Parfois, il peut être nécessaire de faire appel à une expertise plus large pour garantir une qualité élevée de l’indication. Dans ce cas, la FMH préconise le recours à des comités médicaux, dont la nécessité peut être évaluée au cas par cas par les médecins spécialistes concernés ou leurs sociétés de discipline médicale respectives. La demande d’un deuxième avis peut également être utile et c’est pourquoi cette éventualité est soutenue par les membres de la FMH conformément au Code de déontologie de la FMH (art. 16). Mais elle ne devrait jamais devenir une obligation légale, car cela mettrait les patients sous tutelle et générerait des coûts inutiles.

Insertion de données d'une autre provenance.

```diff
@@ -807,18 +850,20 @@
         }
         {
             a.sinT = reinterpret_cast<const uint32_t*>(ws + w.sinT);
-            const int total_q = (f.M + QTC - 1) / QTC, qb = f.wg_count > 0 ? 2 * f.wg_begin : 0;
-            const int qgrid = f.wg_count > 0 ? std::min(2 * f.wg_count, total_q - qb) : total_q;
+            constexpr int per256 = DW_TC / QTC_U;
+            const int total_q = (f.M + QTC_U - 1) / QTC_U, qb = f.wg_count > 0 ? per256 * f.wg_begin : 0;
+            const int qgrid = f.wg_count > 0 ? std::min(per256 * f.wg_count, total_q - qb) : total_q;
             const int wg256 = a.wg_begin;
             a.wg_begin = qb;
             static int n_cu = 0;
             if (!n_cu) { int dev = 0; hipGetDevice(&dev); hipDeviceGetAttribute(&n_cu, hipDeviceAttributeMultiprocessorCount, dev); if (n_cu <= 0) n_cu = 256; }
             static const int stagger_q = getenv("NTF_DW_STAGGER") ? atoi(getenv("NTF_DW_STAGGER")) : -1;
             const int nib = g.Bpad / 32;
-            a.ntile = 2 * n_cu;
-            a.stagger = (f.adam && qgrid > n_cu) ? (stagger_q >= 0 ? stagger_q : (nib * 140 + 4500) / 2) : 0;
-            const size_t ldsq = 2 * ((size_t)QTC * 128 + 2 * 128 * 64 + (f.bayes ? 1024 : 0)) + 64;
-#define NTF_DWQ(BY, AD) do { auto kf = k_out_dw_q<BY, AD>;                                                                     \
+            const size_t ldsq = 2 * ((size_t)QTC_U * 128 + 2 * 128 * 64 + (f.bayes ? 1024 : 0)) + 64;
+            a.ntile = 3 * n_cu;
+            a.stagger = (f.adam && qgrid > n_cu) ? (stagger_q >= 0 ? stagger_q : (nib * 100 + 3000) / 3) : 0;
+            a.lds_third = (int)(ldsq * 3 / 2 / 256);
+#define NTF_DWQ(BY, AD) do { auto kf = k_out_dw_q<BY, AD, false, false, true>;                                                                     \
             set_max_lds(reinterpret_cast<const void*>(kf), (int)ldsq);     \
             hipLaunchKernelGGL(kf, dim3(qgrid), dim3(64 * QW), ldsq, st, a); } while (0)
 #ifdef NTF_DIAG
@@ -830,7 +875,7 @@
                 static unsigned long long* d_st = nullptr; static int n_launch = 0;
                 if (!d_st) hipMalloc(&d_st, (size_t)qgrid * QW * 10 * 8);
                 a.stamps = d_st;
-                auto kf = k_out_dw_q<true, true, true>;
+                auto kf = k_out_dw_q<true, true, true, false, true>;
                 set_max_lds(reinterpret_cast<const void*>(kf), (int)ldsq);
                 hipLaunchKernelGGL(kf, dim3(qgrid), dim3(64 * QW), ldsq, st, a);
                 if (++n_launch == 30) {
diff --git a/profiles/dw_stamps.py b/profiles/dw_stamps.py
--- a/profiles/dw_stamps.py
+++ b/profiles/dw_stamps.py
@@ -1,5 +1,6 @@
 import numpy as np, sys
-a = np.fromfile(sys.argv[1], dtype=np.uint64).reshape(-1, 4, 10)
+qw = int(sys.argv[2]) if len(sys.argv) > 2 else 4
+a = np.fromfile(sys.argv[1], dtype=np.uint64).reshape(-1, qw, 10)
 w0 = a[:, 0, :]
 t0 = w0[:, 0].min()
 ent = (w0[:, 0] - t0) / 100.0; mb = (w0[:, 1] - t0) / 100.0; me = (w0[:, 2] - t0) / 100.0; ex = (w0[:, 3] - t0) / 100.0
@@ -11,22 +12,27 @@
 print("main loop us: mean %.1f  p10 %.1f p90 %.1f | epilogue us: mean %.1f p10 %.1f p90 %.1f | stagger wait mean %.1f" % (
     (me - mb).mean(), np.percentile(me - mb, 10), np.percentile(me - mb, 90), (ex - me).mean(), np.percentile(ex - me, 10), np.percentile(ex - me, 90), (mb - ent).mean()))
 tot_ov = 0.0; tot_main2 = 0.0; tot_epi2 = 0.0; tot = 0.0
+busy = {}; span = ex.max()
 for c in np.unique(cu):
     idx = np.where(cu == c)[0]
     ev = []
     for i in idx: ev += [(mb[i], 'm', 1), (me[i], 'm', -1), (me[i], 'e', 1), (ex[i], 'e', -1)]
     ev.sort()
     nm = ne = 0; last = ev[0][0]
+    busy[0] = busy.get(0, 0.0) + ev[0][0] + (span - ev[-1][0])
     for t, k, d in ev:
         dt = t - last; last = t
         if nm >= 1 and ne >= 1: tot_ov += dt
         if nm >= 2: tot_main2 += dt
         if ne >= 2: tot_epi2 += dt
+        busy[nm + ne] = busy.get(nm + ne, 0.0) + dt
         tot += dt
         if k == 'm': nm += d
         else: ne += d
 print("cycles per K block and wave (all waves): body %.0f | DMA wait %.0f | barrier %.0f" % tuple(a[:, :, 6 + k].mean() / 32 for k in range(3)))
 print("per-CU time: main||epilogue %.1f %%  two main loops %.1f %%  two epilogues %.1f %%" % (100 * tot_ov / tot, 100 * tot_main2 / tot, 100 * tot_epi2 / tot))
+nb = sum(busy.values())
+print("per-CU time over the launch (%.1f us): " % span + "  ".join("%s %.1f %%" % ({0: "none", 1: "one workgroup alone"}.get(k, "%d at work" % k), 100 * v / nb) for k, v in sorted(busy.items())))
 c = np.unique(cu)[3]
 idx = np.where(cu == c)[0]; idx = idx[np.argsort(ent[idx])]
 print("CU", hex(c))
```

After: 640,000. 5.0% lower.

C: Instaurer de bonnes conditions

Si l’on veut renforcer la qualité de l’indication et réduire les prestations superflues, il faut renforcer – et non pas affaiblir – l’expertise médicale par rapport aux exigences économiques. Dans ce sens, la FMH demande par exemple depuis des années d’interdire les bonus ou d’exclure des listes hospitalières les hôpitaux qui offrent des bonus [24, 25]. Cela vaut aussi bien pour les bonus liés à des objectifs quantitatifs que pour ceux liés à des objectifs d’économie ou à des indicateurs de qualité, car toutes ces variantes peuvent avoir des effets négatifs sur la prise en charge médicale des patients [24]. D’autres dispositions, comme imposer des nombres minimaux de cas, peuvent également mettre la pression et inciter à des traitements superflus. Cela montre la responsabilité des politiques à œuvrer pour des structures allégées en mettant en place, par exemple, des régions hospitalières supracantonales: dans une structure inefficace, les médecins ne pourront jamais travailler efficacement, mais seront soumis à une pression toujours plus forte.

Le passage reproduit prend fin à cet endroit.